Around 190 million women worldwide have it, yet the average time between first experiencing symptoms and getting diagnosed is seven to ten years. Many women spend years being told their pain is in their heads, that they are exaggerating, or that it is just part of being a woman. It is none of those things.

What is Endometriosis?

Endometriosis is a chronic condition where tissue similar to your uterine lining, called the endometrium, grows outside the uterus. This tissue can show up on your fallopian tubes, ovaries, the outer surface of your uterus, your bowel, your bladder, and sometimes even organs further away.

Every month, when your hormones shift during your cycle, this misplaced tissue behaves exactly like the lining inside your uterus. It thickens, breaks down, and tries to bleed. But unlike menstrual blood, this blood cannot go anywhere. It gets trapped, causing inflammation, scarring, and adhesions, bands of fibrous tissue that glue organs together.

Over time, this leads to pain, structural damage, and often fertility problems that blindside women who had no idea this was happening inside them.

Endometriosis Symptoms: What Does it Actually Feel Like?

Endometriosis symptoms vary massively from woman to woman. Some women have widespread endometriosis and barely any symptoms. Others have small patches of tissue and pain that derail their entire life. The condition does not always announce itself loudly, which is part of why it goes undiagnosed for so long, and why so many women end up doubting themselves before anyone believes them. The most common symptoms are:

  • Painful Periods: Pain that starts before your period, continues through it, and does not respond to standard painkillers is one of the hallmark endometriosis symptoms. This is not ordinary cramping. It is the kind of pain that has you curled up on the bathroom floor, missing work, cancelling plans, and quietly wondering if this is just what your life will look like every month.
  • Chronic Pelvic Pain: Many women with endometriosis have pain throughout the month, not just during periods. It can be a dull, constant ache or sharp and sudden. It tends to get worse over time if left untreated.
  • Pain During or After Sex: Deep pain during intercourse, especially in certain positions, is common and often goes unspoken. It happens because endometrial deposits can form behind the uterus and around the vaginal walls. Many women stay silent about this for years, not realising it is a medical symptom worth mentioning.
  • Painful Bowel Movements or Urination: Around your period, bowel and bladder symptoms such as pain, urgency, and bloating are common. Endometrial tissue can attach to your bowel or bladder, making what should be normal bodily functions genuinely painful.
  • Heavy Menstrual Bleeding: Extremely heavy flow during periods with large clots could indicate endometriosis. 
  • Infertility: Endometriosis affects about 30-50% of women who struggle to conceive. The scars and adhesions can damage the fallopian tubes and ovaries, affecting fertilisation.
  • Fatigue: A high level of exhaustion that exceeds the normal tiredness and does not get better with sleep. This is more frequent around the time of menstruation. 

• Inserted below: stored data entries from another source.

# thunlp/ConvDR

Measured on AMD Instinct MI355X. Metric: passages encoded/sec + query x passage IP-scored/sec, 768-d, higher is better.
Workload: dtype bf16

## Files before the change

convdr_amd/csrc/encoder.hip:

```cpp
#include "gemm_launch.hpp"
#include "gemm_ln.hpp"
#include "cls_fold.hpp"

#include "../../include/convdr_hip.h"

namespace convdr {

struct EncBufs {
  int32_t* status;
  int32_t *tok_id, *tok_pos;
  bf16_t *X, *Q, *K, *Vt, *ctx, *Hm, *cls_b, *cls_ctx, *cls_x, *cls_x1;
  float *Y, *cls_y, *cls_f, *head_y;
  float* slab;
  int64_t ldt;
  size_t total;
};

constexpr int64_t SPLITK_MAX_ROWS = 42 * 128;
constexpr int SPLITK_MAX_SPLIT = 4;
static int64_t g_ffn2_splitk = 1;

static EncBufs enc_plan(const convdr_encoder_config* c, int64_t rows, int B, char* base) {
  EncBufs p;
  size_t o = 0;
  auto take = [&](size_t bytes) { size_t at = o; o = align_up(o + bytes, 256); return (char*)((uintptr_t)base + at); };
  const int H = c->hidden, I = c->intermediate;
  const int64_t rs = rows + 128;
  p.ldt = align_up((size_t)rows + 64, 8);
  p.status = (int32_t*)take(256);
  p.tok_id = (int32_t*)take(rs * 4);
  p.tok_pos = (int32_t*)take(rs * 4);
  p.X = (bf16_t*)take(rs * H * 2);
  p.Q = (bf16_t*)take(rs * H * 2);
  p.K = (bf16_t*)take(rs * H * 2);
  p.Vt = (bf16_t*)take((size_t)H * p.ldt * 2);
  p.ctx = (bf16_t*)take(rs * H * 2);
  p.Hm = (bf16_t*)take(rs * I * 2);
  p.Y = (float*)take(rs * H * 4);
  p.slab = rows <= SPLITK_MAX_ROWS ? (float*)take((size_t)SPLITK_MAX_SPLIT * rs * H * 4) : nullptr;
  const int64_t Bp = B + 128;
  p.cls_b = (bf16_t*)take(Bp * H * 2);
  p.cls_ctx = (bf16_t*)take(Bp * H * 2);
  p.cls_x = (bf16_t*)take(Bp * H * 2);
  p.cls_x1 = (bf16_t*)take(Bp * H * 2);
  p.cls_y = (float*)take(Bp * H * 4);
  p.cls_f = (float*)take(Bp * H * 4);
  p.head_y = (float*)take(Bp * (c->out_dim > 0 ? c->out_dim : 1) * 4);
  p.total = o;
  return p;
}

static int64_t g_fused_ln_max_k = 1 << 30;
static int64_t g_hm_blocked = 1;
static int64_t g_fused_ln_min_rows = 128 * 192;
static int64_t g_cls_fold = 1;
static int64_t g_cls_fold_min_rows = CLS_FOLD_MIN_ROWS;
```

Causes of Endometriosis: Why Does It Happen?

Despite years of research, the exact causes of endometriosis remain unknown. The most widely researched theory is retrograde menstruation, in which menstrual blood flows back into the pelvic cavity rather than leaving the body. This blood may contain endometrial cells, which can attach to surrounding tissues. But while retrograde menstruation is common, not all women who have it develop endometriosis, which suggests immune system differences play a big role in who gets affected. Other contributing factors are:

  • Genetics: Women with a close female relative, especially a mother or sister, who has endometriosis are much more likely to develop it. If your mother suffered through painful periods that were never properly investigated, her experience and yours may be more connected than anyone told you.
  • Immune System Dysfunction: In women with endometriosis, the immune system may not be able to spot and destroy misplaced endometrial tissue. This allows the tissue to survive and grow where it shouldn't.
  • Hormonal Factors: Endometriosis is an estrogen-dependent condition. Higher estrogen levels seem to encourage the growth of endometrial deposits. This is why symptoms often ease during pregnancy and after menopause.
  • Environmental Factors: Exposure to certain chemicals, like dioxins found in some pesticides and industrial pollutants, has been linked to endometriosis in some research, though this connection is still being studied.

Stages of Endometriosis

There are four stages in endometriosis:

Stage 1: This is the first stage of endometriosis and indicates small, superficial implants that have little or no scar tissue.

Stage 2: The second stage in endometriosis is when there are more implants than in Stage 1, with some scar tissue too. 

Stage 3: This stage is identified as a moderate stage where small cysts are seen on either one or both ovaries, and the adhesions are prominent. 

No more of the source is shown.